Simply talking about itself as an acting and perceiving entity, distinguished from other things in the world, is not enough to say it is talking about something like consciousness: I'm sympathetic to this since it's very hard to pin down what "talking about consciousness" is. If I say "I am experiencing the world, unlike a rock", there is a certain sense in which I'm not really talking about consciousness. But I think this is because the hard problem of consciousness is hard! If we imagine a continuum, with "spontaneously starts describing some things in the world as perceiving and agentic" and "spontaneously re-describes the hard problem of consciousness", the latter would certainly be "stranger" (under the assumption the system is not conscious). However, both are ultimately strange for a non-experiencing system to spontaneously do.
Spontaneously talking about experiencers requires {X} (where X may be self-awareness, etc.): This thought experiment was explicitly designed to think about things that seem to be necessary to "talk about consciousness". If it seems something is required that is not in the assumptions (as mentioned above), then I think the thought experiment has been useful!

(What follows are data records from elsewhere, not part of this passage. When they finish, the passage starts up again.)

template <typename T, typename XT, int C, int S, int TH, bool CLAMPED = false>
__global__ __launch_bounds__((C > 384 ? 384 : C) * S) void cn_dwconv_ln_kernel(const XT* __restrict__ x, int H, int W, int tiles_h,
                                                            int tiles_w, const float* __restrict__ dw_w ,
                                                            const unsigned* __restrict__ dw_wp ,
                                                            const float* __restrict__ dw_b,
                                                            const float* __restrict__ ln_w,
                                                            const float* __restrict__ ln_b, T* __restrict__ y,
                                                            int dbg) {
  extern __shared__ __attribute__((aligned(16))) char smem_raw[];
  float* s_v = (float*)smem_raw;
  unsigned long long t_prev = dbg ? clock64() : 0;
  constexpr int NP = TH * 4;
  constexpr int CT = C > 384 ? 384 : C;
  constexpr int PITCH = DwTile<C, S, TH>::PITCH;
  const int tid = threadIdx.x;
  const int c0 = tid % CT, sidx = tid / CT;
  int bid = cn_xcd_remap(blockIdx.x, gridDim.x);
  const int tw = bid % tiles_w;
  bid /= tiles_w;
  const int th = bid % tiles_h;
  const int b = bid / tiles_h;
  const int h0 = th * TH, w0 = tw * (4 * S) + sidx * 4;

  int wcl[10];
  bool wok[10];
#pragma unroll
  for (int q = 0; q < 10; ++q) {
    const int ww = w0 - 3 + q;
    wok[q] = (ww >= 0) && (ww < W);
    wcl[q] = min(max(ww, 0), W - 1) * C;
  }
#pragma unroll 1
  for (int c = c0; c < C; c += CT) {
  float acc[TH][4];
  const float bias = dw_b[c];
#pragma unroll
  for (int a = 0; a < TH; ++a)
#pragma unroll
    for (int e = 0; e < 4; ++e) acc[a][e] = bias;
  const XT* xb = x + (size_t)b * H * W * C + c;
  const bool interior = (h0 >= 3) && (h0 + TH + 3 <= H) && (w0 >= 3) && (w0 + 4 + 3 <= W);
  if constexpr (sizeof(XT) == 2) {
    static_assert(TH % 2 == 0, "row pairs");
    cn_h2 ke[3][7], ko[3][7];
#pragma unroll
    for (int a = 0; a < 3; ++a)
#pragma unroll
      for (int j = 0; j < 7; ++j) {
        ke[a][j] = __builtin_bit_cast(cn_h2, dw_wp[(a * 7 + j) * C + c]);
        ko[a][j] = __builtin_bit_cast(cn_h2, dw_wp[(21 + a * 7 + j) * C + c]);
      }
    DW_STAMP(0)
    auto fma_pair = [&](int r, const cn_h2 (&p)[10]) {
#pragma unroll
      for (int oh = 0; oh < TH; ++oh) {
        const int i = r - oh;
        if (i < -1 || i > 6) continue;
#pragma unroll
        for (int q = 0; q < 10; ++q)
#pragma unroll
          for (int ow = 0; ow < 4; ++ow) {
            const int j = q - ow;
            if (j < 0 || j > 6) continue;
            if (i == -1) acc[oh][ow] = fmaf((float)p[q][1], (float)ke[0][j][0], acc[oh][ow]);
            else if (i == 6) acc[oh][ow] = fmaf((float)p[q][0], (float)ko[2][j][1], acc[oh][ow]);
            else if ((i & 1) == 0) acc[oh][ow] = __builtin_amdgcn_fdot2(p[q], ke[i >> 1][j], acc[oh][ow], false);
            else acc[oh][ow] = __builtin_amdgcn_fdot2(p[q], ko[i >> 1][j], acc[oh][ow], false);
          }
      }
    };
    constexpr int NPR = (TH + 6) / 2;
    if constexpr (!CLAMPED) {
      const bool left = (w0 == 0), right = (w0 + 7 > W);
      const unsigned oL = 2u * (unsigned)((left ? 0 : w0 - 3) * C + c), oM = 2u * (unsigned)(w0 * C + c);
      const unsigned oR = 2u * (unsigned)((right ? w0 + 1 : w0 + 4) * C + c);
      constexpr unsigned SEL_PAIR = 0x05040100u, SEL_ZERO = 0x0c0c0c0cu;
      const unsigned selL = left ? SEL_ZERO : SEL_PAIR, selR = right ? SEL_ZERO : SEL_PAIR;
      const char* xc = (const char*)(x + (size_t)b * H * W * C);
      const bool rows_in = (h0 >= 3) && (h0 + TH + 3 <= H);
      const unsigned rows = ((1u << min(TH + 6, H + 3 - h0)) - 1u) & ~((1u << max(0, 3 - h0)) - 1u);
      auto conv = [&](auto check_rows) {
        constexpr bool CHECK = decltype(check_rows)::value;
        auto load_row = [&](int r, unsigned (&v)[10]) {
          const int hh = h0 - 3 + r;
          if (!CHECK || ((rows >> r) & 1u)) {
            const char* xr = xc + (size_t)hh * W * C * 2;
#pragma unroll
            for (int q = 0; q < 10; ++q)
              v[q] = *(const unsigned short*)(q < 3 ? xr + (size_t)oL + q * C * 2 : q < 7 ? xr + (size_t)oM + (q - 3) * C * 2 : xr + (size_t)oR + (q - 7) * C * 2);
          } else {
#pragma unroll
            for (int q = 0; q < 10; ++q) v[q] = 0u;
          }
        };
        auto pack = [&](const unsigned (&v0)[10], const unsigned (&v1)[10], cn_h2 (&p)[10]) {
#pragma unroll
          for (int q = 0; q < 10; ++q)
            p[q] = __builtin_bit_cast(cn_h2, __builtin_amdgcn_perm(v1[q], v0[q], q < 3 ? selL : q < 7 ? SEL_PAIR : selR));
        };
        auto pin = [&]() {
          if constexpr (CHECK) cn_dw_pin(acc, std::make_index_sequence<TH * 4>{});
        };
        unsigned a0[10], a1[10], b0[10], b1[10];
        cn_h2 p[10];
        load_row(0, a0);
        load_row(1, a1);
        cn_static_for(std::make_integer_sequence<int, (NPR + 1) / 2>{}, [&](auto k) {
          constexpr int u = 2 * decltype(k)::value;
          if (u + 1 < NPR) {
            load_row(2 * u + 2, b0);
            load_row(2 * u + 3, b1);
          }
          pack(a0, a1, p);
          fma_pair(2 * u, p);
          pin();
          if (u + 2 < NPR) {
            load_row(2 * u + 4, a0);
            load_row(2 * u + 5, a1);
          }
          if (u + 1 < NPR) {
            pack(b0, b1, p);
            fma_pair(2 * (u + 1), p);
            pin();
          }
        });
      };
      if (rows_in) conv(std::false_type{});
      else conv(std::true_type{});
    } else {
#pragma unroll
      for (int u = 0; u < NPR; ++u) {
        const int hh0 = h0 - 3 + 2 * u, hh1 = hh0 + 1;
        const bool ok0 = (hh0 >= 0) && (hh0 < H), ok1 = (hh1 >= 0) && (hh1 < H);
        const XT* x0 = xb + (size_t)min(max(hh0, 0), H - 1) * W * C;
        const XT* x1 = xb + (size_t)min(max(hh1, 0), H - 1) * W * C;
        XT v0[10], v1[10];
#pragma unroll
        for (int q = 0; q < 10; ++q) v0[q] = x0[wcl[q]], v1[q] = x1[wcl[q]];
        cn_h2 p[10];
#pragma unroll
        for (int q = 0; q < 10; ++q) p[q] = cn_h2{(ok0 && wok[q]) ? v0[q] : (XT)0.f, (ok1 && wok[q]) ? v1[q] : (XT)0.f};
        fma_pair(2 * u, p);
      }
    }
  } else {
  float k[49];
#pragma unroll
  for (int i = 0; i < 49; ++i) k[i] = dw_w[i * C + c];
  DW_STAMP(0)
  auto fma_row = [&](int r, const XT (&v)[10]) {
#pragma unroll
    for (int oh = 0; oh < TH; ++oh) {
      const int i = r - oh;
      if (i < 0 || i > 6) continue;
#pragma unroll
      for (int q = 0; q < 10; ++q)
#pragma unroll
        for (int ow = 0; ow < 4; ++ow) {
          const int j = q - ow;
          if (j < 0 || j > 6) continue;
          acc[oh][ow] = fmaf((float)v[q], k[i * 7 + j], acc[oh][ow]);
        }
    }
  };
  if (interior) {
    const XT* base = xb + ((size_t)(h0 - 3) * W + (w0 - 3)) * C;
    XT va[10], vb[10];
#pragma unroll
    for (int q = 0; q < 10; ++q) va[q] = base[q * C];
#pragma unroll
    for (int r = 0; r < TH + 6; r += 2) {
      if (r + 1 < TH + 6) {
        const XT* xr = base + (size_t)(r + 1) * W * C;
#pragma unroll
        for (int q = 0; q < 10; ++q) vb[q] = xr[q * C];
      }
      fma_row(r, va);
      if (r + 2 < TH + 6) {
        const XT* xr = base + (size_t)(r + 2) * W * C;
#pragma unroll
        for (int q = 0; q < 10; ++q) va[q] = xr[q * C];
      }
      if (r + 1 < TH + 6) fma_row(r + 1, vb);
    }
  } else {
#pragma unroll
    for (int r = 0; r < TH + 6; ++r) {
      const int hh = h0 - 3 + r;
      const bool hok = (hh >= 0) && (hh < H);
      const XT* xr = xb + (size_t)min(max(hh, 0), H - 1) * W * C;
      XT v[10];
#pragma unroll
      for (int q = 0; q < 10; ++q) v[q] = xr[wcl[q]];
#pragma unroll
      for (int q = 0; q < 10; ++q) v[q] = (hok && wok[q]) ? v[q] : (XT)0.f;
      fma_row(r, v);
    }
  }
  }
#pragma unroll
  for (int oh = 0; oh < TH; ++oh)
#pragma unroll
    for (int ow = 0; ow < 4; ++ow) s_v[((sidx * NP) + oh * 4 + ow) * PITCH + c] = acc[oh][ow];
  DW_STAMP(1)
  }
  __syncthreads();
  DW_STAMP(2)

  constexpr int NPOS = NP * S, NT = CT * S, PARTS = NT / NPOS, NCHUNK = C / 4, CPT = NCHUNK / PARTS;
  static_assert(NT % NPOS == 0 && NCHUNK % PARTS == 0, "LayerNorm thread mapping");
  float* s_ps = s_v + NPOS * PITCH;
  float* s_mean = s_ps + NPOS * PARTS;
  float* s_rstd = s_mean + NPOS;
  {
    const int pos = tid % NPOS, part = tid / NPOS;
    const float* row = s_v + pos * PITCH + part * 4;
    f32x4 seg[CPT];
    float sum = 0.f;
#pragma unroll
    for (int i = 0; i < CPT; ++i) {
      seg[i] = *(const f32x4*)(row + i * PARTS * 4);
      sum += (seg[i][0] + seg[i][1]) + (seg[i][2] + seg[i][3]);
    }
    s_ps[part * NPOS + pos] = sum;
    __syncthreads();
    float mean = 0.f;
#pragma unroll
    for (int j = 0; j < PARTS; ++j) mean += s_ps[j * NPOS + pos];
    mean *= (1.0f / C);
    float sq = 0.f;
#pragma unroll
    for (int i = 0; i < CPT; ++i)
#pragma unroll
      for (int e = 0; e < 4; ++e) {
        const float d = seg[i][e] - mean;
        sq = fmaf(d, d, sq);
      }
    __syncthreads();
    s_ps[part * NPOS + pos] = sq;
    __syncthreads();
    if (part == 0) {
      float var = 0.f;
#pragma unroll
      for (int j = 0; j < PARTS; ++j) var += s_ps[j * NPOS + pos];
      s_mean[pos] = mean;
      s_rstd[pos] = 1.0f / sqrtf(var * (1.0f / C) + 1e-6f);
      cn_watch_stat(var);
    }
    __syncthreads();
  }
  DW_STAMP(3)
  constexpr int C8 = C / 8;
  static_assert(NT % C8 == 0, "a thread keeps its 8 channels over all its items: the LN affine is loaded once");
  const int c8 = (tid % C8) * 8;
  const f32x4 lw0 = *(const f32x4*)(ln_w + c8), lw1 = *(const f32x4*)(ln_w + c8 + 4);
  const f32x4 lb0 = *(const f32x4*)(ln_b + c8), lb1 = *(const f32x4*)(ln_b + c8 + 4);
  for (int item = tid; item < NPOS * C8; item += NT) {
    const int pos = item / C8;
    const int ps = pos / NP, oh = (pos % NP) >> 2, ow = pos & 3;
    const int h = h0 + oh, w = tw * (4 * S) + ps * 4 + ow;
    if (h >= H || w >= W) continue;
    const float mean = s_mean[pos], rstd = s_rstd[pos];
    const f32x4 v0 = *(const f32x4*)(s_v + pos * PITCH + c8), v1 = *(const f32x4*)(s_v + pos * PITCH + c8 + 4);
    T* dst = y + (((size_t)b * H + h) * W + w) * C + c8;
    float o[8];
#pragma unroll
    for (int i = 0; i < 8; ++i) o[i] = ((i < 4 ? v0[i] : v1[i - 4]) - mean) * rstd * (i < 4 ? lw0[i] : lw1[i - 4]) + (i < 4 ? lb0[i] : lb1[i - 4]);
    cn_store8(dst, o);
  }
  DW_STAMP(4)
}

extern "C" int conette_debug_g2prof(unsigned long long* out16, int reset) {
  if (out16) CN_HIP(hipMemcpyFromSymbol(out16, HIP_SYMBOL(g_g2_prof), 128));
  if (reset) {
    unsigned long long z[16] = {0};
    CN_HIP(hipMemcpyToSymbol(HIP_SYMBOL(g_g2_prof), z, 128));
  }
  return CN_OK;
}

extern "C" int conette_debug_dwprof(unsigned long long* out8, int reset) {
  if (out8) CN_HIP(hipMemcpyFromSymbol(out8, HIP_SYMBOL(g_dw_prof), 64));
  if (reset) {
    unsigned long long z[8] = {0, 0, 0, 0, 0, 0, 0, 0};
    CN_HIP(hipMemcpyToSymbol(HIP_SYMBOL(g_dw_prof), z, 64));
  }
  return CN_OK;
}

template <typename T, typename XT, int C, int S, int TH, bool CLAMPED>
static int launch_dwconv_as(const XT* x, int B, int H, int W, const CnBlockW& bw, T* y, hipStream_t s) {
  const int tiles_h = cn_cdiv(H, TH), tiles_w = cn_cdiv(W, 4 * S);
  constexpr int NPOS_ = TH * 4 * S, NT_ = (C > 384 ? 384 : C) * S;
  const size_t smem = ((size_t)NPOS_ * DwTile<C, S, TH>::PITCH + NPOS_ * (NT_ / NPOS_) + 2 * NPOS_) * sizeof(float);
  CN_TRY(cn_configure_lds((const void*)cn_dwconv_ln_kernel<T, XT, C, S, TH, CLAMPED>, (int)smem));
  hipLaunchKernelGGL((cn_dwconv_ln_kernel<T, XT, C, S, TH, CLAMPED>), dim3((unsigned)(B * tiles_h * tiles_w)),
                     dim3((C > 384 ? 384 : C) * S), smem, s, x, H, W, tiles_h, tiles_w, bw.dw_w, bw.dw_wp, bw.dw_b, bw.ln_w, bw.ln_b, y,
#ifdef CN_G2_PROF
                     getenv("CN_DW_DEBUG") ? atoi(getenv("CN_DW_DEBUG")) : 0);
#else
                     0);
#endif
  CN_LAUNCH_CHECK();
  return CN_OK;
}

A human bias in the construction of the simulation led to "talking about conscious" arising without consciousness being present: This is an interesting possibility. There is a lot of freedom for choice in design of the "seed" agents and it does seem plausible that bias could be introduced. But I think that is also an interesting result.
If you have any more, please tell me! I view this thought experiment more as an interesting direction in thinking about the effects we can presume consciouness to have on the world and whether or not those are simulatable without the presence of consciousness.
Or one of his disciples.
This observations is the basis for "illusionism" i.e. the belief that consciousness is an illusion. On this point, I really can't help but state a belief on consciousness: illusionism seems ill-founded since mechanical information about the functioning of the brain is preceded by conscious experience. You have consciousness first, observations about the world come second. Denial of consciousness due to an observation mediated through consciousness does not seem rational even if it "makes sense" mechanistically.
Simple model where RNNs trained with BPTT learn to coordinate in games/negotiations. The communication function and channels are hard-wired and not emergent.
80 simple neural networks controlling robotic arms, in an evolutionary setting. The goal is to "touch"/identify a given object. Some output neurons are used for communication, so the exact state is copied to send a message to the input of another network, which hypothetically may help it touch the correct object. Interestingly, communication is not directly rewarded but still leads to more effective agents.
This study looked at evolving neural networks. A motor capability of the network was to produce a "noise", which could also be "listened to". Networks learned to signal and communicate various important environmental features like food and obstacles.
Evolutionary neural networks learning to control robots to find food and avoid poison. Robots had cameras and lights they could use to communicate, they evolved to better signal the presence of "food".
Similar to before, neural nets with hardwired but evolvable language capacity. As time goes on, they better learn to coordinate behavior to find food. Networks capable of communication are more fit than ones that aren't.
More modern neural network structure. Similar to above, agents have a hardwired "speech" output which enables them to coordinate on perceptual tasks in their environment.
Disclaimer: didn't feel like reading this one and talked to Claude about it. Uses some somewhat large, modern MLPs (+CNNs) to train networks to build their own semantic categories from image data. They seemed to successfully use their own symbols to communicate relevant information to one another.